The frustrating truth of pregnancy is that despite millions of babies being born yearly, there's a veil over the common practices of labor and delivery. Most of us go into pregnancy not understanding why and when certain procedures are performed, or their inherent risks and benefits. We are increasingly reliant upon the unsubstantiated claims of friends and forums, and when it comes to pregnancy, a little science can soothe a lot of fears. One of the most common myths is that vaginal exams bring on contractions and labor, but really, can a cervical check induce labor?
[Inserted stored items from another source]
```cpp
__device__ __forceinline__ u32 lds_byte(const u32* w, u32 a) { return reinterpret_cast<const u8*>(w)[a]; }
__device__ __forceinline__ u32 lds_u32_unaligned(const u32* w, u32 a) {
  const u32 lo = w[a >> 2], hi = w[(a >> 2) + 1];
  return __builtin_amdgcn_alignbyte(hi, lo, a & 3);
}

template <class First8>
__device__ __forceinline__ bool rec_pool_claim(const MatchParams& P, u32 ncp, const u32* scratch, First8 first8, u32& off) {
  off = atomicAdd(&P.counters[0], ncp);
  if (off + ncp <= P.pool_cap) {
#pragma unroll
    for (u32 e = 0; e < zamd::kRecInlineCps; ++e) P.pool[off + e] = first8(e);
    for (u32 e = zamd::kRecInlineCps; e < ncp; ++e) P.pool[off + e] = scratch[e];
    return true;
  }
  atomicOr(&P.counters[1], 1u);
  return false;
}

struct CopyRecsParams {
  const BlockDesc* blocks;
  const u64* src_pos;
  const uint4* src;
  uint4* dst;
};

__global__ __launch_bounds__(256) void k_copy_recs(CopyRecsParams P) {
  const BlockDesc bd = P.blocks[blockIdx.y];
  const u64 n = (u64)(bd.inend - bd.instart) * 2;
  const uint4* src = P.src + P.src_pos[blockIdx.y] * 2;
  uint4* dst = P.dst + bd.pos_off * 2;
  for (u64 i = (u64)blockIdx.x * 256 + threadIdx.x; i < n; i += (u64)gridDim.x * 256) dst[i] = src[i];
}

__device__ __forceinline__ void hist_add_symbol(u32* hist, u32 litlen, u32 dist) {
  if (dist == 0) {
    atomicAdd(&hist[litlen], 1u);
  } else {
    atomicAdd(&hist[dev_length_symbol(litlen)], 1u);
    atomicAdd(&hist[288 + dev_dist_symbol(dist)], 1u);
  }
}

__device__ __forceinline__ uint2 greedy_window(const u32* rbase, u32 wb, u32 lane, u32 B) {
  const u32 q = wb + lane < B ? wb + lane : (B ? B - 1 : 0);
  return *reinterpret_cast<const uint2*>(rbase + (u64)q * 8);
}

#define TR_CHUNK 2048u

struct RowScanParams {
  const BlockDesc* blocks;
  const u32* recs;
  uint2* dph;
  u64* block_edges;
  u32 codeless;
};
#define DPH_CODELESS (1u << 26)
__device__ __forceinline__ u32 dph_layout_len(u32 y) { return (y & DPH_CODELESS) ? 0u : (y & 0xffffu); }

__global__ __launch_bounds__(1024) void k_rowscan(RowScanParams P) {
  __shared__ u32 s_wsum[16];
  const BlockDesc bd = P.blocks[blockIdx.x];
  const u32 B = (u32)(bd.inend - bd.instart);
  const u32 tid = threadIdx.x, lane = tid & 63, wid = tid >> 6;
  const u32* rbase = P.recs + bd.pos_off * 8;
  uint2* out = P.dph + bd.pos_off;
  u64 carry = 0;
  for (u32 t0 = 0; t0 < B; t0 += 1024) {
    const u32 jj = t0 + tid;
    const bool act = jj < B;
    u32 kend = 0, sflag = 0;
    if (act) {
      const uint2 h = *reinterpret_cast<const uint2*>(rbase + (u64)jj * 8);
      const u32 leng = zamd::RecLength(h.x), dist = zamd::RecDist(h.x), same_i = zamd::RecSame(h.y), ncp = zamd::RecCount(h.y);
      if (leng >= 3 && dist == 1u && ncp == 1u) sflag |= 2u;
      sflag |= zamd::RecLiteral(h.y) << 2;
      kend = leng < B - jj ? leng : B - jj;
      if (kend < 3) kend = 1;
      if (same_i > 2 * ZMX_MAX_MATCH && jj > ZMX_MAX_MATCH + 1 && jj + 2 * ZMX_MAX_MATCH + 1 < B) {
        const u32 same_back = zamd::RecSame(rbase[(u64)(jj - ZMX_MAX_MATCH) * 8 + 1]);
        sflag |= same_back > ZMX_MAX_MATCH ? 1u : 0u;
      }
    }
    const bool nocodes = P.codeless != 0 && (sflag & 2u) != 0 && kend >= 64u;
    const u32 klay = nocodes ? 0u : kend;
    const u32 incl = wave_scan_add(klay);
    if (lane == 63) s_wsum[wid] = incl;
    __syncthreads();
    u32 woff = 0, tot = 0;
#pragma unroll
    for (u32 w = 0; w < 16; ++w) {
      const u32 v = s_wsum[w];
      if (w < wid) woff += v;
      tot += v;
    }
    if (act) out[jj] = make_uint2((u32)carry + woff + incl - klay, kend | (sflag << 16) | (nocodes ? DPH_CODELESS : 0u));
    carry += tot;
    __syncthreads();
  }
  if (tid == 0) P.block_edges[blockIdx.x] = carry;
}

#define EG_CAP 2048u
#define ZMX_NUM_W 1127u
#define ZMX_WTAB 1152u

__device__ __forceinline__ u32 weight_code(u32 k, u32 dist) {
  return (257u + 30u * (u32)(dev_length_symbol(k) - 257) + (u32)dev_dist_symbol(dist)) * 8u;
}

struct CodeParams {
  const BlockDesc* blocks;
  const u32* tile_off;
  u32 nb_total;
  const u32* recs;
  const u32* pool;
  const uint2* dph;
  u16* codes;
  const u64* code_base;
};

__global__ __launch_bounds__(256) void k_codes(CodeParams P) {
  __shared__ u8 s_mark[4][EG_CAP];
  __shared__ u32 s_hoff[4][64];
  __shared__ u32 s_hthr[4][64][2];
  __shared__ u16 s_hdist[4][64][8];
  __shared__ u32 s_hpool[4][64][2];

  const u32 tid = threadIdx.x, lane = tid & 63, wid = tid >> 6;
  const u32 tile = blockIdx.x;
  const u32 b = find_block(P.tile_off, P.nb_total, tile);
  const BlockDesc bd = P.blocks[b];
  const u32 B = (u32)(bd.inend - bd.instart);
  const u32 tp0 = (tile - P.tile_off[b]) * MT;
  const u32* rbase = P.recs + bd.pos_off * 8;
  const uint2* dbase = P.dph + bd.pos_off;
  u16* codes = P.codes + P.code_base[b];
  u8* mark = s_mark[wid];

  for (u32 g = wid; g < MT / 64; g += 4) {
    const u32 base = tp0 + g * 64;
    if (base >= B) break;
    const u32 navail = (B - base < 64u) ? B - base : 64u;
    const u32 jj = base + lane;
    const bool act = lane < navail;
    uint4 ra = make_uint4(0, 0, 0, 0), rb = make_uint4(0, 0, 0, 0);
    uint2 dh = make_uint2(0, 0);
    if (act) {
      ra = *reinterpret_cast<const uint4*>(rbase + (u64)jj * 8);
      rb = *reinterpret_cast<const uint4*>(rbase + (u64)jj * 8 + 4);
      dh = dbase[jj];
    }
    const u32 lit = zamd::RecLiteral(ra.y);
    const u32 ncpf = zamd::RecCount(ra.y);
    const u32 kend = dh.y & 0xffffu;
    const u32 klay = dph_layout_len(dh.y);
    const u32 off = dh.x;
    const u32 offend = off + (act ? klay : 0u);
    const u32 off0 = rdlane_u32(off, 0);

    wave_lds_sync();
    {
      const bool ovf = ncpf == zamd::kRecOverflow;
      s_hoff[wid][lane] = (off - off0) | (lit << 16) | ((ovf ? 1u : 0u) << 24);
      if (ovf) {
        s_hpool[wid][lane][0] = zamd::RecPoolOffset(ra.z);
        s_hpool[wid][lane][1] = zamd::RecPoolCount(ra.w);
        s_hthr[wid][lane][0] = 0xffffffffu;
        s_hthr[wid][lane][1] = 0xffffffffu;
      } else {
        const u32 w[6] = {ra.z, ra.w, rb.x, rb.y, rb.z, rb.w};
        u32 t0 = 0, t1 = 0;
#pragma unroll
        for (int e = 0; e < 8; ++e) {
          const u32 v = zamd::RecCpFieldOfWords(w, (u32)e);
          zamd::RecCpThresholdPut(t0, t1, (u32)e, ncpf, v);
          s_hdist[wid][lane][e] = (u16)zamd::RecCpDist(v);
        }
        s_hthr[wid][lane][0] = t0;
        s_hthr[wid][lane][1] = t1;
      }
    }

    u32 q = 0;
    while (q < navail) {
      const u32 off_q = rdlane_u32(off, q);
      const u64 fit = __ballot(act && lane >= q && offend - off_q <= EG_CAP);
      const u32 n = (u32)__popcll(fit);
      const u32 E = rdlane_u32(offend, q + n - 1) - off_q;
      wave_lds_sync();
      for (u32 e = lane; e < (E + 3) / 4; e += 64) reinterpret_cast<u32*>(mark)[e] = 0;
      wave_lds_sync();
      if (lane >= q && lane < q + n && klay != 0) mark[off - off_q] = (u8)(lane + 1);
      wave_lds_sync();
      const u32 rel_q = off_q - off0;
      u32 carry = q + 1;
      u64 ovf_mask = __ballot(lane >= q && lane < q + n && ncpf == zamd::kRecOverflow);
      for (u32 t0 = 0; t0 < E; t0 += 64) {
        const u32 e = t0 + lane;
        const u32 mk = e < E ? (u32)mark[e] : 0u;
        u32 own = wave_scan_max(mk);
        own = own > carry ? own : carry;
        carry = rdlane_u32(own, 63);
        if (e < E) {
          const u32 p = own - 1;
          const u32 h = s_hoff[wid][p];
          const u32 k = e - ((h & 0xffffu) - rel_q) + 1;
          u32 code;
          if (k == 1) {
            code = (1u + ((h >> 16) & 255u)) * 8u;
          } else if (k == 2 || (h >> 24)) {
            code = 0;
          } else {
            const u32 idx = zamd::RecCpThresholdIndex(s_hthr[wid][p][0], s_hthr[wid][p][1], k - 3);
            code = weight_code(k, s_hdist[wid][p][idx]);
          }
          codes[(u64)off_q + e] = (u16)code;
        }
      }
      while (ovf_mask) {
        const u32 p = (u32)__ffsll((long long)ovf_mask) - 1;
        ovf_mask &= ovf_mask - 1;
        const u32 roff_p = rdlane_u32(off, p);
        const u32 ke = rdlane_u32(kend, p);
        const u32 poff = s_hpool[wid][p][0], pn = s_hpool[wid][p][1];
        for (u32 k = 3 + lane; k <= ke; k += 64) {
          const u32 plo = zamd::RecPoolFind(P.pool, poff, pn, k);
          const u32 dist = plo < pn ? zamd::RecPoolDist(P.pool[poff + plo]) : 1u;
          codes[(u64)roff_p + k - 1] = (u16)weight_code(k, dist);
        }
      }
      q += n;
    }
  }
}

struct WtabParams {
  const double* cost;
  const double* mincost;
  double* wtab;
  u32* badcodes;
  u32* stats;
};

__global__ __launch_bounds__(256) void k_wtab(WtabParams P) {
  __shared__ u32 s_bad[40];
  const u32 b = blockIdx.x, tid = threadIdx.x;
  if (tid < 40) s_bad[tid] = 0;
  if (b == 0 && tid < ZMX_SEG_N && P.stats) P.stats[tid] = 0;
  __syncthreads();
  const double* ll = P.cost + (u64)b * 320;
  const double* d = ll + 288;
  const double mincost = P.mincost[b];
  for (u32 c = tid; c < ZMX_WTAB; c += 256) {
    double w = __longlong_as_double(0x7ff0000000000000ll);
    if (c >= 1 && c <= 256) {
      w = ll[c - 1];
    } else if (c >= 257 && c < ZMX_NUM_W) {
      const u32 ls = 257u + (c - 257u) / 30u, ds = (c - 257u) % 30u;
      const int lb = ls < 265 || ls == 285 ? 0 : (int)(ls - 261) / 4;
      const int db = ds < 4 ? 0 : (int)ds / 2 - 1;
      w = ((double)(lb + db) + ll[ls]) + d[ds];
      if (w < mincost) {
        atomicAdd(&s_bad[0], 1u);
        atomicOr(&s_bad[4 + (c >> 5)], 1u << (c & 31));
      }
    }
    P.wtab[(u64)b * ZMX_WTAB + c] = w;
  }
  __syncthreads();
// ... 98 lines not shown
```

Strangely enough, while it is reasonable to think that a routine physical examination completed in the end of pregnancy would be safe as houses, that might not exactly be the case. Veteran OB-GYN Elizabeth Sauter, M.D., FACOG of Westport, Connecticut, tells Romper that "every patient is an individual, so there is no black and white," but that "in a normal cervical exam at 36 to 42 weeks, a non-aggressive exam will not put a patient in labor. However, if the cervix is 'ripe,' i.e. dilated, effaced, or soft, it could stimulate the release of prostaglandins which are actually used to induce labor." The Mayo Clinic agrees with this sentiment, and noted that any type of labor induction is only effective if a pregnant person's cervix is "ready" and ripe for labor.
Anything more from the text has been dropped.